EditorialsBy Matt Bud, Chairman, The FENG

Everyone has a “too hard pile”. (Even I have one!) It’s all that work that sits in a pile by your desk and you never seem to get to it.

I suppose there ought to be a law or something that would prevent us from leaving things in the "too hard" pile for very long. Of course, many of us (myself included) would now be guilty of a crime. (Perhaps a law would be too harsh.)

Anyway, what started me thinking about the "too hard" pile is the constant state of my desk these days. I know I move a lot of the paper on my desk every day, but the pile isn’t going down as fast as it should.

I know the problem isn’t impossible to solve. I just need to get at it and really focus on dealing with the myriad items in the pile rather than just paging through them from time to time and leaving them for later resolution.

I have never believed that any problem was impossible. The impossible just takes a little longer.
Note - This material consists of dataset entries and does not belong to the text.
template <int G, bool HAS_W, int KC, int NT, bool CE = false, bool DENSE = false, bool BLK = false, bool POS = false,
          bool SEL = false>
__global__ void __launch_bounds__(256, POS ? 7 : (NT == 2 ? 5 : 8)) spmm_linear_kernel(const FusedArgs A) {
  constexpr int NG = kWave / G;
  constexpr int U = 4;
  extern __shared__ float zt[];
  const int K = KC ? KC : A.K;
  const int ldz = K + 4;
  const int lane = threadIdx.x & 63, wave = threadIdx.x >> 6;
  const int g = lane / G, t = lane % G;
  const int c = t * 4;
  const bool active = c < K;
  const int row_base = blockIdx.x * TM;

  __shared__ int next_row;
  if constexpr (DENSE) {
    const int k4 = K >> 2;
    for (int idx = threadIdx.x; idx < TM * k4; idx += 256) {
      const int r = idx / k4, c4 = (idx - r * k4) * 4;
      const int row = row_base + r;
      float v[4] = {0.f, 0.f, 0.f, 0.f};
      if (row < A.N) {
        load_vec<4>(v, blocked_at(A.x, BLK ? A.x_bc : 0, A.x_bs, A.ldx, row, c4));
        if (A.pre_scale) {
          float ps[4], pt[4];
          load_vec<4>(ps, A.pre_scale + c4);
          load_vec<4>(pt, A.pre_shift + c4);
          const float rsum = A.pre_rowsum[row];
#pragma unroll
          for (int i = 0; i < 4; ++i) v[i] = fmaf(v[i], ps[i], pt[i] * rsum);
        }
        if (A.z_out) store_vec<4>(A.z_out + (int64_t)row * A.ldz + c4, v);
      }
      store_vec<4>(&zt[r * ldz + c4], v);
    }
  }
  if (!DENSE && threadIdx.x == 0) next_row = 0;
  if constexpr (!DENSE) __syncthreads();
  while (!DENSE) {
    int lr = 0;
    if (lane == 0) lr = atomicAdd(&next_row, 1);
    lr = __builtin_amdgcn_readfirstlane(lr);
    if (lr >= TM) break;
    const int row = tile_row<CE>(A, row_base, lr);
    float acc[4] = {0.f, 0.f, 0.f, 0.f};
    float accp[4] = {0.f, 0.f, 0.f, 0.f};
    bool skip = false;
    if constexpr (CE && !POS) {
      if (A.ce_skip && row < A.N) {
        int t;
        skip = ce_select(A, row, &t) == 0;
      }
    }
    if (row < A.N && !skip) {
      const int start = __builtin_amdgcn_readfirstlane(A.rowptr[row]);
      const int end = __builtin_amdgcn_readfirstlane(A.rowptr[row + 1]);
      if (A.threshold > 0 && end - start > A.threshold) {
        int lo = 0, hi = A.n_long - 1;
        while (lo < hi) {
          const int mid = (lo + hi) >> 1;
          if (A.long_row[mid] < row) lo = mid + 1;
          else hi = mid;
        }
        if (g == 0 && active) {
          load_vec<4>(acc, A.zlong + (int64_t)lo * K + c);
          if constexpr (POS) load_vec<4>(accp, A.zlong_pos + (int64_t)lo * K + c);
        }
      } else {
        const float* xc = A.x + c;
        for (int base = start; base < end; base += kWave) {
          const int n = min(kWave, end - base);
          int mycol = 0;
          float myw = 0.f, mywp = 0.f;
          if (lane < n) {
            mycol = A.col[base + lane];
            if constexpr (HAS_W) myw = A.w[base + lane];
            if constexpr (POS) mywp = A.w2[base + lane];
// ... 472 lines not shown
                                    int64_t ldz, const float* pre_scale, const float* pre_shift,
                                    const float* pre_rowsum, double* out_colsums, void* stats_ws,
                                    size_t stats_ws_bytes, const rgbx_ce_epilogue_t* ce, int64_t N, int64_t K,
                                    int64_t Nout, const rgbx_row_split_t* split, rgbx_stream_t stream) {
  if (!rowptr) return fail(RGBX_E_ARG, "spmm_linear: null pointer");
  rgbx_fused_layer_t L{};
  L.rowptr = rowptr; L.col = col; L.w = w; L.rs = rs; L.x = x; L.ldx = ldx; L.wt = wt;
  L.x_root = x_root; L.ldr = ldr; L.wt_root = wt_root; L.bias = bias; L.out = out; L.ldo = ldo;
  L.z_out = z_out; L.ldz = ldz; L.pre_scale = pre_scale; L.pre_shift = pre_shift; L.pre_rowsum = pre_rowsum;
  L.out_colsums = out_colsums; L.stats_ws = stats_ws; L.stats_ws_bytes = stats_ws_bytes; L.ce = ce;
  L.N = N; L.K = K; L.Nout = Nout; L.split = split;
  return rgbx_fused_layer_f32(&L, stream);
}

extern "C" int rgbx_fused_layer_f32(const rgbx_fused_layer_t* Lp, rgbx_stream_t stream) {
  if (!Lp) return fail(RGBX_E_ARG, "fused_layer: null pointer");
  const rgbx_fused_layer_t& L = *Lp;
  const int64_t N = L.N, K = L.K, Nout = L.Nout;
  const rgbx_ce_epilogue_t* ce = L.ce;
  const bool dense = L.rowptr == nullptr;
  if (N < 0 || K <= 0 || Nout <= 0) return fail(RGBX_E_ARG, "spmm_linear: bad size");
  if (N == 0) return RGBX_OK;
  const bool stats_only = ce && !ce->grad_scale;
  if ((!dense && !L.col) || !L.x || !L.wt || (!L.out && !L.out_blk && !stats_only))
    return fail(RGBX_E_ARG, "spmm_linear: null pointer");
  if (ce) {
    if (!ce->y || !ce->stats || !ce->scratch) return fail(RGBX_E_ARG, "spmm_linear: incomplete cross-entropy epilogue");
    if (Nout > 128) return fail(RGBX_E_SHAPE, "spmm_linear: the cross-entropy epilogue needs Nout <= 128 (got %lld)", (long long)Nout);
    if (L.out_colsums) return fail(RGBX_E_ARG, "spmm_linear: out_colsums and the cross-entropy epilogue exclude each other");
    if (L.out_blk) return fail(RGBX_E_ARG, "spmm_linear: a blocked output and the cross-entropy epilogue exclude each other");
    if (ce->grad_scale && !L.out) return fail(RGBX_E_ARG, "spmm_linear: the loss gradient needs `out`");
    if (ce->mask_groups < 0 || ce->mask_groups > 2)
      return fail(RGBX_E_ARG, "spmm_linear: mask_groups must be 0, 1 or 2 (got %d)", (int)ce->mask_groups);
    if (ce->mask_groups == 2 && (ce->grad_scale || !ce->mask))
      return fail(RGBX_E_ARG, "spmm_linear: two statistics sets (mask_groups == 2) need a mask and no loss gradient");
    if (ce->rows || ce->n_rows) {
      if (!ce->rows || ce->n_rows < 0 || ce->n_rows > N)
        return fail(RGBX_E_ARG, "spmm_linear: row list of %lld rows for N = %lld", (long long)ce->n_rows, (long long)N);
      if (ce->grad_scale || dense || L.z_out || L.w_pos)
        return fail(RGBX_E_ARG, "spmm_linear: a row list needs an aggregating statistics-only launch (no loss gradient, "
                                "no z_out, no w_pos)");
    }
  }
  if (L.col_sel && (dense || ce || L.w_pos || L.out_blk || (L.x_root && L.xr_blk_cols > 0)))
    return fail(RGBX_E_ARG, "fused_layer: col_sel needs an aggregating launch without ce, w_pos or blocked layouts");
  if ((L.w_pos != nullptr) != (L.z_pos_out != nullptr))
    return fail(RGBX_E_ARG, "fused_layer: w_pos and z_pos_out go together");
  if (L.w_pos) {
    if (dense || !L.w || L.rs || L.pre_scale || L.out_blk || L.z_out == nullptr)
      return fail(RGBX_E_ARG, "fused_layer: w_pos needs an aggregating launch with w and z_out, without rs / pre_* / out_blk");
    if ((K != 64 && K != 128 && K != 256) || Nout > 128)
      return fail(RGBX_E_SHAPE, "fused_layer: w_pos needs K in {64, 128, 256} and Nout <= 128 (got K=%lld, Nout=%lld)",
                  (long long)K, (long long)Nout);
    if (!aligned16(L.z_pos_out)) return fail(RGBX_E_ALIGN, "fused_layer: z_pos_out must be 16-byte aligned");
  }
  if (N >= INT32_MAX) return fail(RGBX_E_RANGE, "spmm_linear: N exceeds int32");
  if ((L.x_root != nullptr) != (L.wt_root != nullptr))
    return fail(RGBX_E_ARG, "spmm_linear: x_root and wt_root go together");
  if ((L.pre_scale != nullptr) != (L.pre_shift != nullptr) || (L.pre_scale != nullptr) != (L.pre_rowsum != nullptr))
    return fail(RGBX_E_ARG, "spmm_linear: pre_scale, pre_shift and pre_rowsum go together");
  if (L.pre_scale && (!aligned16(L.pre_scale) || !aligned16(L.pre_shift)))
    return fail(RGBX_E_ALIGN, "spmm_linear: pre_scale / pre_shift must be 16-byte aligned");
  if (!rgbx_spmm_linear_supported(K, Nout, L.x_root != nullptr))
    return fail(RGBX_E_SHAPE,
                "spmm_linear: needs K %% 4 == 0, K <= 256, Nout %% 32 == 0, Nout <= 256 with a root term (got K=%lld, "
                "Nout=%lld)", (long long)K, (long long)Nout);
  const bool x_blk = dense && L.x_blk_cols > 0, xr_blk = L.x_root && L.xr_blk_cols > 0;
  if (!dense && L.x_blk_cols) return fail(RGBX_E_ARG, "fused_layer: a blocked x needs DENSE mode (rowptr == NULL)");
  if (!dense && xr_blk && ((ce && L.w) || L.w_pos))
    return fail(RGBX_E_ARG, "fused_layer: blocked root rows (xr_blk_cols) cannot be combined with per-slot weights plus "
                            "the cross-entropy epilogue, or with w_pos, on an aggregating launch");
  if ((x_blk && (L.x_blk_cols % 4 || L.x_blk_stride % 4 || K % L.x_blk_cols)) ||
      (xr_blk && (L.xr_blk_cols % 4 || L.xr_blk_stride % 4 || K % L.xr_blk_cols)) ||
      (L.out_blk && (L.ob_cols <= 0 || Nout % L.ob_cols)))
// ... 15 lines not shown
    stats_part = reinterpret_cast<float*>(stats_part2 + (size_t)kStatsGather * 2 * Nout);
  }
  hipStream_t s = (hipStream_t)stream;
  const int* long_row = nullptr;
  const float* zlong = nullptr;
  const float* zlong_pos = nullptr;
  int threshold = 0, n_long = 0;
  const rgbx_row_split_t* split = dense ? nullptr : L.split;
  if (split && split->threshold > 0 && split->n_chunks > 0) {
    float* zl = split->partial ? split->partial + (size_t)split->n_chunks * K : nullptr;
    if (int rc = spmm_long_rows_compact(L.rowptr, L.col, L.w, L.rs, L.x, L.ldx, (int)K, split, zl, s)) return rc;
    if (L.w_pos) {
      float* zlp = zl ? zl + (size_t)split->n_long * K : nullptr;
      if (int rc = spmm_long_rows_compact(L.rowptr, L.col, L.w_pos, L.rs, L.x, L.ldx, (int)K, split, zlp, s)) return rc;
      zlong_pos = zlp;
    }
    long_row = split->long_row;
    zlong = zl;
    threshold = split->threshold;
    n_long = split->n_long;
  }
  FusedArgs A{L.rowptr, L.col, L.w, L.rs, L.x, L.wt, L.x_root, L.wt_root, L.bias, L.out, L.z_out,
              L.ldx, L.ldo, L.ldz, L.ldr, long_row, zlong, threshold, n_long, (int)N, (int)K, (int)Nout,
              L.pre_scale, L.pre_shift, L.pre_rowsum, stats_part,
              ce ? ce->y : nullptr, ce ? ce->mask : nullptr, ce ? ce->grad_scale : nullptr, ce ? ce->scratch : nullptr,
              ce && ce->mask_groups == 2 ? 2 : 1,
              x_blk ? L.x_blk_cols : 0, L.x_blk_stride, xr_blk ? L.xr_blk_cols : 0, L.xr_blk_stride,
              L.out_blk, L.ob_cols, L.ob_stride, L.w_pos, L.z_pos_out, zlong_pos};
  A.col_sel = L.col_sel;
  if (ce) {
    A.ce_rows = ce->rows;
    A.ce_n_rows = (int)ce->n_rows;
    A.ce_skip = ce->skip_unselected ? 1 : 0;
  }
  const int64_t tiles = A.ce_rows ? cdiv(A.ce_n_rows, TM) : cdiv(N, TM);
  const int lanes = (int)(K / 4);
  int rc;
  if (dense) {
    if (K == 128 && launch_dense_stream<128>(A, s)) { RGBX_CHECK_LAUNCH("dense_stream_kernel"); rc = RGBX_OK; }
    else if (K == 64 && launch_dense_stream<64>(A, s)) { RGBX_CHECK_LAUNCH("dense_stream_kernel"); rc = RGBX_OK; }
    else if (K == 128) rc = launch<32, 128, true>(A, s);
    else if (K == 64) rc = launch<16, 64, true>(A, s);
    else if (K == 256) rc = launch<64, 256, true>(A, s);
    else rc = launch<32, 0, true>(A, s);
  }
  else if (K == 128) rc = launch<32, 128>(A, s);
  else if (K == 64) rc = launch<16, 64>(A, s);
  else if (K == 256) rc = launch<64, 256>(A, s);
  else if (lanes <= 1) rc = launch<1, 0>(A, s);
  else if (lanes <= 2) rc = launch<2, 0>(A, s);
  else if (lanes <= 4) rc = launch<4, 0>(A, s);
  else if (lanes <= 8) rc = launch<8, 0>(A, s);
  else if (lanes <= 16) rc = launch<16, 0>(A, s);
  else if (lanes <= 32) rc = launch<32, 0>(A, s);
  else rc = launch<64, 0>(A, s);
  if (rc) return rc;
  if (ce) {
    if (int rc2 = reduce_ce_tiles(ce->scratch, (int)tiles, ce->stats, ce->mask_groups == 2 ? 6 : 3, s)) return rc2;
  }
  if (!L.out_colsums) return RGBX_OK;
  return reduce_tile_stats(stats_part, (int)cdiv(N, TM), (int)(2 * Nout), stats_part2, L.out_colsums, N, s);
}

A long time ago I heard a story about a farmer who had a large rock in the middle of one of his fields. (I grew up in Indiana and I guess it is now showing through.) It didn’t stick up very high, but it was about 6 feet across. As you can imagine, he was always running into that rock with one of his pieces of equipment. But, rather than fix the problem, he just marked the location of the rock so he wouldn’t run into it. Well, that really didn’t work. When the corn is high in Indiana, you can be lost in a field until the fall harvest. So, after many years of ruining equipment, he finally got mad enough to try to actually solve the problem.

He and a few of his friends loaded up his truck with dynamite, drills, shovels and sledge hammers and headed out to the field. They decided to start by digging around the edge of the rock and blasting off pieces. Much to their surprise as they began digging they discovered that the rock wasn’t all that thick. In fact in less than an hour they were able to break it apart with sledge hammers, load it into the farmer’s pick-up truck and cart it off to the edge of the field. For too many years the farmer had put off doing something about this rock in his "too hard" pile. It had cost him time and equipment.

If only he had addressed the problem when he first discovered it he would have saved himself a lot of time and aggravation.

I think about this story whenever I am faced with something I have put in my "too hard" pile. Is it really impossible? Most unlikely! I think, maybe it is just a thin rock I can break apart with a simple sledge hammer.

Let me load up the truck and check it out. Want to come along?